# Got a new (to me) six shooter.



## IKE (Feb 11, 2017)

The Ruger Security Six .357 Magnum was made from 1972 till the Ruger GP-100 came out in 1988 and then discontinued......I've owned a 4" barrel stainless S.S. since 1981 and a stainless 4" barrel GP-100 for two years.

A couple of days ago a fella that I've known for over 25 years told me that he was wanting to thin his handguns out a little bit and he made me an offer on a really nice 6" barrel stainless Security Six that was just too good for me to pass up.

The gun pictured below isn't mine but it gives you an idea of exactly what mine looks like......I also paid considerably less than what the one on auction is being offered for. 

http:www.gunbroker.com/item/619983182

I've got quite a bit of .357 Mag ammo loaded up and hopefully I'll be able to go fire it this coming week.


----------



## Pappy (Feb 11, 2017)

I had one very similar to yours, Ike. Mine had rubber grips and could use a .38 or .357 shell. Kinda sorry I traded it in for a .9mm at my local pawn shop. Pretty good kick to it.


----------



## IKE (Feb 11, 2017)

Pappy said:


> I had one very similar to yours, Ike. Mine had rubber grips and could use a .38 or .357 shell. Kinda sorry I traded it in for a .9mm at my local pawn shop. Pretty good kick to it.



Pappy I'm a pretty good sized ol' boy so therefore I've got fairly large hands, the factory issued grips (pictured) on the gun I just picked up are too small for me but I do have a set of over sized walnut target grips that I've already installed on the gun.

You're correct, you can fire a .38 Special through a .357 Magnum but not visa versa and after market rubber grips do tend to lessen felt recoil.


----------



## Pappy (Feb 11, 2017)

Right, Ike. At the range one day, I ran a few rounds of .38s through it. Than I switched over to .357 shells. What a difference.


----------



## Don M. (Feb 11, 2017)

IKE said:


> Pappy I'm a pretty good sized ol' boy so therefore I've got fairly large hands, the factory issued grips (pictured) on the gun I just picked up are too small for me but I do have a set of over sized walnut target grips that I've already installed on the gun.
> 
> You're correct, you can fire a .38 Special through a .357 Magnum but not visa versa and after market rubber grips do tend to lessen felt recoil.
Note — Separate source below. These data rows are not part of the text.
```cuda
static std::vector<TapSpec> taps_3x3() {
  std::vector<TapSpec> t;
  for (int kx = 0; kx < 3; ++kx)
    for (int ky = 0; ky < 3; ++ky) t.push_back({ky - 1, kx - 1, {{ky, kx}}});
  return t;
}
static std::vector<TapSpec> taps_up2x2(int py, int px) {
  std::vector<TapSpec> t;
// ... 310 lines not shown
  cp.H = s0->H;
  cp.W = s0->W;
  const int kc = pc.kchunk;
  cp.kchunk = kc;
  const bool v2 = o.conv3x3_v2 && o.conv_impl == 0 && pc.ntaps == 9 && (out || epi_mode >= 2) && sy == 1 && sx == 1 &&
                  (kc == kChunk || pc.cout <= 64);
  cp.epi_mode = epi_mode;
  const auto waves = [&](long tiles) { return (tiles + P.num_sms - 1) / P.num_sms; };
  const long pxn_tiles = (long)cp.B * ((cp.H + 31) / 32) * ((cp.W + 7) / 8);
  const long tiles16 = (long)cp.B * ((cp.H + 15) / 16) * ((cp.W + 7) / 8);
  bool skips_ksteps = false;
  for (size_t s = 0; s < pc.src_chunks.size(); ++s)
    if (pc.src_chunks[s] > 0 && pc.src_ksteps[s] != kc / 16) skips_ksteps = true;
  const bool wide = (pc.cout == 128 || pc.cout == 256 || pc.cout == 512) && cp.passes == 1 && !skips_ksteps;
  const bool wide_pays = pc.cout == 128 || (pc.cout == 256 && pc.ktot <= 9 * 1024);
  const long pxn_items = pxn_tiles * (wide ? pc.cout / 128 : 1);
  const bool pxn_pays = skips_ksteps ? 2 * waves(pxn_tiles) <= waves(tiles16)
                                     : pxn_items >= 2L * P.num_sms && (pc.cout == 64 || wide_pays);
  cp.pxn = (v2 && o.conv3x3_pxn && (pc.cout == 64 || wide) && kc == kChunk && epi_mode == 0 && out &&
            out_c_off % 8 == 0 && out->C % 8 == 0 && (!pool_out || pool_out->C % 8 == 0) &&
            (o.conv3x3_pxn >= 2 || pxn_pays)) ? 1 : 0;
  const int ktot = cp.pxn ? pc.pxn_ktot : pc.ktot;
  const sp_t* w_hi = cp.pxn ? pc.pxn_hi : pc.w_hi;
  const sp_t* w_lo = cp.pxn ? pc.pxn_lo : pc.w_lo;
  int box_h, box_w;
  if (v2) {
    if (cp.pxn) {
      cp.tile_h = 32;
      cp.tile_w = 8;
    } else if (pool_out) {
      cp.tile_h = 16;
      cp.tile_w = 8;
    } else {
      conv3x3_tc_pick_tile(cp.H, cp.W, cp.B, pc.cout, kc, cp.passes, ktot, epi_mode, P.num_sms, cp.tile_h, cp.tile_w);
    }
    box_h = cp.tile_h + 2;
// ... 24 lines not shown
    cp.tap_dx[t] = pc.tap_dx[t];
  }
  cp.ktot = ktot;
  cp.w_hi = w_hi;
  cp.w_lo = w_lo;
  cp.bias = pc.bias;
  cp.cout = pc.cout;
  cp.act = act;
  int bn = conv_tc_block_n(pc.cout);
  if (cp.pxn && bn > 128) bn = 128;
  if (out && !pool_out) {
    auto items = [&](int b) { return (long)cp.B * cp.tiles_y * cp.tiles_x * ((pc.cout + b - 1) / b); };
    while (bn > 64 && 2 * items(bn) <= P.num_sms) bn /= 2;
  }
  cp.bn = bn;
  make_w_map(&cp.tm_w_hi, w_hi, pc.cout, ktot, bn, kc);
  make_w_map(&cp.tm_w_lo, w_lo, pc.cout, ktot, bn, kc);
  make_w_map(&cp.tm_w_hi_half, w_hi, pc.cout, ktot, bn / 2, kc);
  make_w_map(&cp.tm_w_lo_half, w_lo, pc.cout, ktot, bn / 2, kc);
  if (out) {
    cp.out_hi = out->hi;
    cp.out_lo = out->lo;
    cp.out_C = out->C;
    cp.out_H = out->H;
    cp.out_W = out->W;
  } else {
    cp.out_C = 0;
    cp.out_H = cp.H;
    cp.out_W = cp.W;
  }
  cp.out_c_off = out_c_off;
  cp.out_sy = sy;
  cp.out_sx = sx;
  cp.out_oy = oy;
// ... 31 lines not shown
    for (int s = 0, ab = 0; s < cp.nsrc; ab += pc.src_chunks[s] * nst, ++s) {
      if (pc.src_chunks[s] == 0 || pc.src_ksteps[s] == kc / 16) continue;
      if (pc.src_ksteps[s] != 1 || cp.v2_part_hi > cp.v2_part_lo)
        throw Error{FILM_ERR_UNSUPPORTED, "persistent 3x3 conv: only one source may skip k-steps, and it must issue one (" +
                                              tag + ")"};
      cp.v2_part_lo = ab;
      cp.v2_part_hi = ab + pc.src_chunks[s] * nst;
    }
  }
  const size_t idx = P.h_probs.size();
  P.h_probs.push_back(cp);
  double k_issued = 0;
  for (size_t si = 0; si < pc.src_chunks.size(); ++si)
    k_issued += (double)pc.src_chunks[si] * pc.ntaps * (v2 ? pc.src_ksteps[si] * 16 : pc.kchunk);
  P.mma_flops += (double)cp.passes * 2.0 * (double)cp.B * cp.tiles_y * cp.tiles_x * (cp.tile_h * cp.tile_w) * k_issued *
                 (double)(((pc.cout + bn - 1) / bn) * bn);
  double alg_bytes = 0;
  {
    const double px = (double)cp.B * cp.H * cp.W, planes_in = cp.passes == 1 ? 1.0 : 2.0;
    for (size_t si = 0; si < pc.src_chunks.size(); ++si) alg_bytes += px * pc.src_chunks[si] * pc.kchunk * 2.0 * planes_in;
    if (out) alg_bytes += px * pc.cout * 2.0 * (cp.out_lo_skip ? 1.0 : 2.0);
    if (pool_out) alg_bytes += px / 4.0 * pc.cout * 4.0;
    if (epi_mode == 2) alg_bytes += px * 12.0;
    if (!out && epi_mode != 2) alg_bytes += px * 24.0;
    alg_bytes += (double)pc.cout * ktot * 2.0 * planes_in;
  }
  P.last_conv_bytes = alg_bytes;
  if (out && sy == 1 && sx == 1 && !tag.empty())
    P.debug["out:" + tag] = DebugTensor{true, out->hi, out->lo, out->pixels(), out->C, out_c_off, pc.cout};
  if (pool_out)
    P.debug["pool:" + tag] = DebugTensor{true, pool_out->hi, pool_out->lo, pool_out->pixels(), pool_out->C, 0, pc.cout};
// ... 1440 lines not shown
```
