template <typename VT, int ND, int CW, bool EDGE, bool SHARED>
__device__ __forceinline__ void fused_pre_body(const Level& L, VT ib, VT sb, const float* __restrict__ rhs,
                                               float* __restrict__ x2out, float* __restrict__ crhs, float w0, float w1,
                                               int cW, const unsigned char* __restrict__ cbc, int Bp, unsigned lb, int c0w,
                                               int r0, int r1) {
  constexpr int RW = 2 * CW + 1;
  constexpr int N1 = RW + 4, N2 = RW + 2;
  const int W = L.W, nyp = L.ny + 1;
  const i64 n = L.n;
  const VT Z = VLane<VT>::zero();
  typedef Coef<VT, SHARED> CF;
  i64 cbase = (i64)(r0 - 3) * W;
  if (cbase < 0) cbase = 0;
  const CF cf(L, cbase, lb, Bp);
  bool ok1[N1];
  unsigned off1[N1];
#pragma unroll
  for (int j = 0; j < N1; ++j) {
    int c = c0w - 2 + j;
    ok1[j] = !EDGE || (c >= 0 && c < W);
    if (EDGE) c = c < 0 ? 0 : (c > W - 1 ? W - 1 : c);
    off1[j] = 4u * ((unsigned)(c - (c0w - 2) + 2) * (unsigned)Bp + lb);
  }
  const i64 tile0 = ((i64)(r0 - 2) * W + (c0w - 4)) * Bp;
  const Src rr = make_src(rhs + tile0);
  const unsigned rowB = 4u * (unsigned)W * (unsigned)Bp;
  const float inv_w0 = 1.0f / w0;

  auto x1_row = [&](int R, VT* dst) {
    if (EDGE && (R < 0 || R >= nyp)) {
#pragma unroll
      for (int j = 0; j < N1; ++j) dst[j] = Z;
      return;
    }
    const unsigned sx = (unsigned)(R - (r0 - 2)) * rowB;
    const i64 rb = (i64)R * W + (c0w - 2);
// ... 230 lines not shown
template <typename VT, int ND, int CW, bool SHARED, int NW = 4, int MW = (SHARED ? 4 : 1)>
__global__ __launch_bounds__(64 * NW, MW) void fused_pre_kernel(Level L, const double* __restrict__ scale,
                                                         const float* __restrict__ rhs, float* __restrict__ x2out,
                                                         float* __restrict__ crhs, float w0, float w1, int cW,
                                                         const unsigned char* __restrict__ cbc, int Bp, int ncb, int TR) {
  constexpr int SPL = VLane<VT>::kSpl;
  const int lane = threadIdx.x & 63;
  const int wave = __builtin_amdgcn_readfirstlane(threadIdx.x >> 6);
  const unsigned lb = blockIdx.y * (SPL * kWave) + SPL * lane;
  const int tile = xcd_tile(blockIdx.x, gridDim.x);
  const int rc = tile / ncb, cb = tile - rc * ncb;
  const int nyp = L.ny + 1;
  const int J0 = (cb * NW + wave) * CW, I0 = rc * TR;
  const int cnyp = (nyp + 1) >> 1;
  const int I1 = (I0 + TR < cnyp) ? I0 + TR : cnyp;
  if (!(J0 < cW && I0 < I1)) return;
  const int c0w = 2 * J0 - 1;
  const int r0 = I0 > 0 ? 2 * I0 - 1 : 0;
  const int r1 = (2 * I1 < nyp) ? 2 * I1 : nyp;
  const VT sb = VLane<VT>::from_scale(scale, lb);
  const VT ib = 1.0f / sb;
  constexpr int RW = 2 * CW + 1;
  const bool edge = c0w - 2 < 0 || c0w + RW + 1 > L.W - 1 || r0 - 2 < 0 || r1 + 1 > nyp - 1;
  if (edge) fused_pre_body<VT, ND, CW, true, SHARED>(L, ib, sb, rhs, x2out, crhs, w0, w1, cW, cbc, Bp, lb, c0w, r0, r1);
  else fused_pre_body<VT, ND, CW, false, SHARED>(L, ib, sb, rhs, x2out, crhs, w0, w1, cW, cbc, Bp, lb, c0w, r0, r1);
}
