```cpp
template <int N>
__device__ __forceinline__ double add_row_ror(double v)
{
  return v + dpp_or_zero<0x120 + N, 0xf>(v);
}

template <typename R, int MODEL>
__device__ __forceinline__ void model_xy(R vx, R vy, R c, R s, R& fx, R& fy)
{
  if (MODEL == kModelOmni) {
    fx = vx * c - vy * s;
    fy = vx * s + vy * c;
  } else {
    fx = vx * c;
    fy = vx * s;
  }
}

template <typename R>
__device__ __forceinline__ R wrap_pi_fast(R rad)
{
  const R pi = static_cast<R>(kPi), two_pi = static_cast<R>(2.0 * kPi);
  const R q = floor((rad + pi) * static_cast<R>(1.0 / (2.0 * kPi)));
  rad = (rad + pi) - q * two_pi;
  if (rad < R(0)) rad += two_pi;
  if (rad >= two_pi) rad -= two_pi;
  return rad - pi;
}

constexpr int waves_per_simd(int KC, int real_size)
{
  return (KC == 20) ? (real_size == 8 ? 2 : 4) : ((KC <= 10 || real_size == 4) ? 4 : 3);
}
constexpr int grad_block(int KC) { return KC; }

}
}
#endif

namespace eea
{
namespace wave
{
template <typename R, int MODEL, int KC, bool STAGES, int WPB, bool RESIDENT = false>
__global__ __launch_bounds__(WPB* kWave, waves_per_simd(KC, sizeof(R))) void control_wave_kernel(
    const ControlParams<R> p_arg, const unsigned B, const int S_arg, const int rollout_arg)
{
  (void)p_arg;
  extern __shared__ __attribute__((aligned(16))) char smem_raw[];
// ... 195 lines not shown
      sincospi_r(th_pre0 * inv_pi, &s, &c);
    }
    bool small = true;
#pragma unroll
    for (int j = 0; j < kMaxS; ++j) small = small && (fabs(dt * (R(0.5) * w[j]) * inv_pi) <= R(0.0625));
    const bool fast_h = sizeof(R) == 8 && __all(small);
    R rx = R(0), ry = R(0);
#pragma unroll
    for (int j = 0; j < kMaxS; ++j) {
      incx[j] = incy[j] = R(0);
      if (j < S) {
        R sm_, cm, cpost, spost;
        if (fast_h) {
          R sd, cd;
          sincospi_small(dt * (R(0.5) * w[j]) * inv_pi, &sd, &cd);
          cm = c * cd - s * sd;
          sm_ = s * cd + c * sd;
          cpost = cm * cd - sm_ * sd;
          spost = sm_ * cd + cm * sd;
        } else {
          const R th_pre = (j == 0) ? thp[0] - dt6 * (((w[0] + R(2) * w[0]) + R(2) * w[0]) + w[0]) : thp[j - 1];
          sincospi_r((th_pre + dt * (R(0.5) * w[j])) * inv_pi, &sm_, &cm);
          const R c2m = R(1) - R(2) * sm_ * sm_, s2m = R(2) * sm_ * cm;
          cpost = c2m * c + s2m * s;
          spost = s2m * c - c2m * s;
        }
        R k1x, k1y, k2x, k2y, k4x, k4y;
        model_xy<R, MODEL>(vx[j], vy[j], c, s, k1x, k1y);
        model_xy<R, MODEL>(vx[j], vy[j], cm, sm_, k2x, k2y);
        model_xy<R, MODEL>(vx[j], vy[j], cpost, spost, k4x, k4y);
        incx[j] = dt6 * (((k1x + R(2) * k2x) + R(2) * k2x) + k4x);
        incy[j] = dt6 * (((k1y + R(2) * k2y) + R(2) * k2y) + k4y);
        rx += incx[j];
        ry += incy[j];
        s_cp[j * kWave + lane] = cpost;
        s_sp[j * kWave + lane] = spost;
        c = cpost;
        s = spost;
      }
      px[j] = rx;
      py[j] = ry;
    }
    const R ix = wave_inclusive_scan_dpp(rx), iy = wave_inclusive_scan_dpp(ry);
    const R bx = x0 + (ix - rx), by = y0 + (iy - ry);
#pragma unroll
    for (int j = 0; j < kMaxS; ++j) {
      px[j] += bx;
// ... 18 lines not shown
  R c1x[kMaxS], s1x[kMaxS], c1y[kMaxS], s1y[kMaxS], g0[kMaxS], g1[kMaxS];
  bool small_b = true;
#pragma unroll
  for (int j = 1; j < kMaxS; ++j) {
    small_b = small_b && (fabs(incx[j] * p.inv_lx) <= R(0.0625)) && (fabs(incy[j] * p.inv_ly) <= R(0.0625));
  }
  const bool fast_b = sizeof(R) == 8 && __all(small_b);
#pragma unroll
  for (int j = 0; j < kMaxS; ++j) {
    c1x[j] = s1x[j] = c1y[j] = s1y[j] = g0[j] = g1[j] = R(0);
    if (j < S) {
      const R x = px[j] - map_x, y = py[j] - map_y;
      if (j > 0 && fast_b) {
        R sd, cd;
        sincospi_small(incx[j] * p.inv_lx, &sd, &cd);
        c1x[j] = c1x[j - 1] * cd - s1x[j - 1] * sd;
        s1x[j] = s1x[j - 1] * cd + c1x[j - 1] * sd;
        sincospi_small(incy[j] * p.inv_ly, &sd, &cd);
        c1y[j] = c1y[j - 1] * cd - s1y[j - 1] * sd;
        s1y[j] = s1y[j - 1] * cd + c1y[j - 1] * sd;
      } else {
        sincospi_r(x * p.inv_lx, &s1x[j], &c1x[j]);
        sincospi_r(y * p.inv_ly, &s1y[j], &c1y[j]);
      }
      const R eps = R(0.05), weight2 = R(50);
      g0[j] = (fmax(x - (p.lx - eps), R(0)) + fmin(x - eps, R(0))) * weight2;
      g1[j] = (fmax(y - (p.ly - eps), R(0)) + fmin(y - eps, R(0))) * weight2;
    }
  }

  EEA_WSTAMP(4);
  int nmem = 0;
  if (p.mem_cols != nullptr) {
    nmem = RESIDENT ? res_nmem : (p.n_mem != nullptr) ? p.n_mem[b] : static_cast<int>(p.mem_stride);
    nmem = nmem < 0 ? 0 : (nmem > static_cast<int>(p.mem_stride) ? static_cast<int>(p.mem_stride) : nmem);
// ... 510 lines not shown
    for (int t = 0; t < NT * NT; ++t) {
#pragma unroll
      for (int r = 0; r < 4; ++r) {
        const int k1 = 16 * (t / NT) + M::row(lane, r);
        const int k2 = 16 * (t % NT) + mi;
        if (k1 < K && k2 < K) {
          R c = invN * (*accs[t])[r];
          if (use_shared) c = shared_ck_value(p, shared_ck, ck_shared_step, k2 * K + k1, c);
          s_D[k2 * K + k1] = lam[t][r] * (c - phi[t][r]);
        }
      }
    }
    lds_fence();
  }

  EEA_WSTAMP(6);
  constexpr int KA = (KC == 16) ? 16 : KC;
  if (!STAGES) {
#pragma unroll
    for (int j = 0; j < kMaxS; ++j) {
      if (j < S) {
        s_g[(2 * j + 0) * kWave + lane] = g0[j];
        s_g[(2 * j + 1) * kWave + lane] = g1[j];
      }
    }
  }
  R ex[STAGES ? kMaxS : 1], ey[STAGES ? kMaxS : 1];
  constexpr bool kCoopTail = sizeof(R) == 8 && (KC == 10 || KC == 5);
  const bool coop_tail = kCoopTail && top_heavy && S == kMaxS;
  constexpr bool kPairGrad = sizeof(R) == 4 && (KC == 20 || KC == 10);
  if constexpr (kPairGrad) {
    typedef float f2 __attribute__((ext_vector_type(2)));
    auto splat = [](float v) { return f2{ v, v }; };
    int zoff = 0;
    asm volatile("" : "+s"(zoff));
    const R* const s_Dz = s_D + zoff;
    auto d_pair = [&](int k2, int k1) { return *reinterpret_cast<const f2*>(((k1 & 2) ? s_Dz : s_D) + k2 * K + k1); };
#pragma unroll
    for (int jp = 0; jp < kMaxS; jp += 2) {
      if (STAGES) ex[jp] = ey[jp] = ex[jp + 1] = ey[jp + 1] = R(0);
      asm volatile("" ::: "memory");
      __builtin_amdgcn_sched_barrier(0);
// ... 67 lines not shown
              ex[j] = exj;
              ey[j] = eyj;
            } else {
              const bool act = j < cnt;
              g0[j] = act ? exj + s_g[(2 * j + 0) * kWave + lane] : R(0);
              g1[j] = act ? eyj + s_g[(2 * j + 1) * kWave + lane] : R(0);
            }
          }
        }
      }
    }
  }
#pragma unroll
  for (int j = 0; j < kMaxS; ++j) {
    if (kPairGrad) break;
    if (STAGES) ex[j] = ey[j] = R(0);
    asm volatile("" ::: "memory");
    __builtin_amdgcn_sched_barrier(0);
    if (j < S && !(j == kMaxS - 1 && coop_tail)) {
      constexpr int KB = grad_block(KC);
      R accx = R(0), accy = R(0);
      const R twox = c1x[j] + c1x[j], twoy = c1y[j] + c1y[j];
      R ta = R(1), tb = c1x[j];
      R ua = R(0), ub = R(1);
#pragma unroll
      for (int kb0 = 0; kb0 < KA; kb0 += KB) {
        if (kb0 > 0) {
          asm volatile("" ::: "memory");
          __builtin_amdgcn_sched_barrier(0);
        }
        R cxa[KB], G[KB];
#pragma unroll
        for (int i = 0; i < KB; ++i) {
          cxa[i] = ta;
          const R tn = twox * tb - ta;
          ta = tb;
          tb = tn;
        }
        {
        {
          const R* const row = s_D + kb0;
#pragma unroll
          for (int i = 0; i < KB; ++i) {
            const int k1 = kb0 + i;
            G[i] = (k1 == 0 || k1 >= KA) ? R(0) : ((kGenericK && k1 >= K) ? R(0) : row[i]);
          }
        }
        R um = R(0), u0 = R(1);
        R tm = R(1), t0 = c1y[j];
#pragma unroll
        for (int k2 = 1; k2 < KA; ++k2) {
          if (!kRowGuard || k2 < K) {
            const R* const row = s_D + k2 * K + kb0;
            R h = R(0);
// ... 17 lines not shown
          }
        }
        }
#pragma unroll
        for (int i = 0; i < KB; ++i) {
          const int k1 = kb0 + i;
          if (k1 > 0 && k1 < KA) accx = fma_k(ua * G[i], k1, accx);
          const R un = twox * ub - ua;
          ua = ub;
          ub = un;
        }
      }
      const R sx = s1x[j], sy = s1y[j];
      const R exj = (-p.pi_lx * sx * accx) * p.expl_weight;
      const R eyj = (-p.pi_ly * sy * accy) * p.expl_weight;
      if (STAGES) {
        ex[j] = exj;
        ey[j] = eyj;
      } else {
        const bool act = j < cnt;
        g0[j] = act ? exj + s_g[(2 * j + 0) * kWave + lane] : R(0);
        g1[j] = act ? eyj + s_g[(2 * j + 1) * kWave + lane] : R(0);
      }
    }
  }
  if constexpr (kCoopTail) {
    if (coop_tail) {
      constexpr int jt = kMaxS - 1;
      asm volatile("" ::: "memory");
      __builtin_amdgcn_sched_barrier(0);
      const int st = lane >> 3, sub = lane & 7;
      R* const s_tail = s_g + 2 * kMaxS * kWave;
      if (lane < 8) {
        s_tail[lane] = c1x[jt];
        s_tail[8 + lane] = c1y[jt];
        s_tail[16 + lane] = s1y[jt];
      }
// ... 58 lines not shown
      px += dpp_or_zero<0xB1, 0xf>(px);
      py += dpp_or_zero<0xB1, 0xf>(py);
      px += dpp_or_zero<0x4E, 0xf>(px);
      py += dpp_or_zero<0x4E, 0xf>(py);
      px += dpp_or_zero<0x141, 0xf>(px);
      py += dpp_or_zero<0x141, 0xf>(py);
      if (sub == 0) {
        s_tail[2 * st] = px;
        s_tail[2 * st + 1] = py;
      }
      lds_fence();
      const R accx = s_tail[2 * (lane & 7)], accy = s_tail[2 * (lane & 7) + 1];
      const R sx = s1x[jt];
      const R exj = (-p.pi_lx * sx * accx) * p.expl_weight;
      const R eyj = (-p.pi_ly * accy) * p.expl_weight;
      if (STAGES) {
        ex[jt] = exj;
        ey[jt] = eyj;
      } else {
        const bool act = jt < cnt;
        g0[jt] = act ? exj + s_g[(2 * jt + 0) * kWave + lane] : R(0);
        g1[jt] = act ? eyj + s_g[(2 * jt + 1) * kWave + lane] : R(0);
      }
    }
  }
  if (STAGES) {
#pragma unroll
    for (int j = 0; j < kMaxS; ++j) {
      if (j < cnt) {
        if (p.edx != nullptr) {
          R* const o = p.edx + 3 * (static_cast<size_t>(T) * b + i0 + j);
          o[0] = ex[j];
          o[1] = ey[j];
          o[2] = R(0);
        }
        if (p.bdx != nullptr) {
          R* const o = p.bdx + 3 * (static_cast<size_t>(T) * b + i0 + j);
          o[0] = g0[j];
          o[1] = g1[j];
          o[2] = R(0);
        }
      }
    }
  }

  EEA_WSTAMP(7);
  R vxr[kMaxS], vyr[kMaxS];
  {
    size_t opaque = 0;
    asm volatile("" : "+v"(opaque));
    const R* const ut_again = ut + opaque;
#pragma unroll
    for (int j = 0; j < kMaxS; ++j) {
      const int src = i0 + j + 1;
      const bool ok = j < cnt && src < T;
      const int idx = ok ? 3 * src : 0;
      const R a = ut_again[idx];
      vxr[j] = ok ? a : R(0);
      vyr[j] = R(0);
      if (MODEL == kModelOmni) {
        const R bq = ut_again[idx + 1];
        vyr[j] = ok ? bq : R(0);
      }
    }
  }
  R r0[kMaxS], r1[kMaxS];
  R tot0, tot1, tot2;
  {
    R s0 = R(0), s1 = R(0);
#pragma unroll
    for (int j = kMaxS - 1; j >= 0; --j) {
      if (STAGES) {
        const bool act = j < cnt;
        g0[j] = act ? ex[j] + g0[j] : R(0);
        g1[j] = act ? ey[j] + g1[j] : R(0);
      }
      s0 += dt * g0[j];
      s1 += dt * g1[j];
      r0[j] = s0;
      r1[j] = s1;
    }
    const R i0s = wave_inclusive_scan_dpp(s0), i1s = wave_inclusive_scan_dpp(s1);
    tot0 = read_lane63(i0s);
    tot1 = read_lane63(i1s);
    const R o0 = tot0 - i0s, o1 = tot1 - i1s;
#pragma unroll
    for (int j = 0; j < kMaxS; ++j) {
// ... 103 lines not shown
```
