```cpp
template <int J>
int launch_pool_fwd(const float* xn, const float* u, long long fs_u, float* r, long long fs_r, float* p, int B, int N, int D, int H, float scale,
                    hipStream_t st) {
  auto kern = goal_pool_fwd_kernel<J>;
  TRY(allow_dynamic_lds<goal_pool_fwd_kernel<J>>((int)GOAL_POOL_LDS_MAX, "goal_pool_fwd"));
  const long long np = (N + 3) & ~3;
  const size_t lds = (size_t)((long long)N * D + GP_WAVES * np) * sizeof(float);
  {
    ProfileScope t(PROF_ATTN_FWD, 4.0 * B * H * (double)N * D, st);
    hipLaunchKernelGGL(kern, dim3(B), dim3(64 * GP_WAVES), lds, st, xn, u, fs_u, r, fs_r, p, N, D, H, scale * DGVIT_LOG2E);
  }
  DGVIT_CHECK_LAUNCH("goal_pool_fwd");
  return DGVIT_OK;
}

template <int J>
int launch_pool_bwd(const float* xn, const float* p, const float* u, long long fs_u, const float* dr, float* du, long long fs_d, float* dxn,
                    int B, int N, int D, int H, float scale, hipStream_t st) {
  auto kern = goal_pool_bwd_kernel<J>;
  TRY(allow_dynamic_lds<goal_pool_bwd_kernel<J>>((int)GOAL_POOL_LDS_MAX, "goal_pool_bwd"));
  const long long np = (N + 3) & ~3;
  const size_t lds = (size_t)((long long)N * D + 2ll * H * np) * sizeof(float);
  {
    ProfileScope t(PROF_ATTN_BWD, 8.0 * B * H * (double)N * D, st);
    hipLaunchKernelGGL(kern, dim3(B), dim3(64 * GP_WAVES), lds, st, xn, p, u, fs_u, dr, du, fs_d, dxn, N, D, H, scale);
  }
  DGVIT_CHECK_LAUNCH("goal_pool_bwd");
  return DGVIT_OK;
}

}

long long goal_pool_lds_bytes(int N, int D, int H) {
  const long long np = (N + 3) & ~3;
  const long long extra = std::max<long long>(GP_WAVES, 2ll * H) * np;
  return ((long long)N * D + extra) * (long long)sizeof(float);
}

bool goal_attention_supports(int N, int D, int H, int dh) {
  return N >= 1 && H >= 1 && D >= 4 && D % 4 == 0 && D <= 256 * GP_J && (dh == 32 || dh == 64) && goal_pool_lds_bytes(N, D, H) <= GOAL_POOL_LDS_MAX;
}

#define GOAL_CHECK_SHAPE(name)                                                                                                       \
  DGVIT_CHECK_ARG(B > 0 && goal_attention_supports(N, D, H, dh),                                                                    \
                  name ": unsupported shape B=%d N=%d H=%d dim_head=%d dim=%d (dim_head 32 or 64, dim a multiple of 4 up to 1024, "  \
                       "N * dim floats within %d KB of LDS)", B, N, H, dh, D, (int)(GOAL_POOL_LDS_MAX / 1024))

int head_proj(const float* in, long long ld_in, const float* W, float* out, long long fs_out, int B, int H, int dh, int D, hipStream_t st) {
  DGVIT_CHECK_ARG(in && W && out && al16(in) && ld_in % 4 == 0, "head_proj: bad arguments");
  const dim3 grid((B + HP_FRAMES - 1) / HP_FRAMES, H);
  {
    ProfileScope t(PROF_OTHER, 2.0 * B * H * (double)dh * D, st);
    if (dh == 64) hipLaunchKernelGGL(head_proj_kernel<64>, grid, dim3(256), 0, st, in, ld_in, W, out, fs_out, B, D);
    else hipLaunchKernelGGL(head_proj_kernel<32>, grid, dim3(256), 0, st, in, ld_in, W, out, fs_out, B, D);
  }
  DGVIT_CHECK_LAUNCH("head_proj");
  return DGVIT_OK;
}
// ... 69 lines not shown
```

If the oversized walnut grips still feel uncomfortable when firing .357 rounds, you might try a set of Hogue rubber grips.  I have a S&W .44 Mag, and the first time I fired it with the factory grips, I felt the recoil all the way to the elbow.  After installing Hogue grips, I can pull off 6 rounds nicely.


----------



## IKE (Feb 11, 2017)

Don M. said:


> If the oversized walnut grips still feel uncomfortable when firing .357 rounds, you might try a set of Hogue rubber grips.  I have a S&W .44 Mag, and the first time I fired it with the factory grips, I felt the recoil all the way to the elbow.  After installing Hogue grips, I can pull off 6 rounds nicely.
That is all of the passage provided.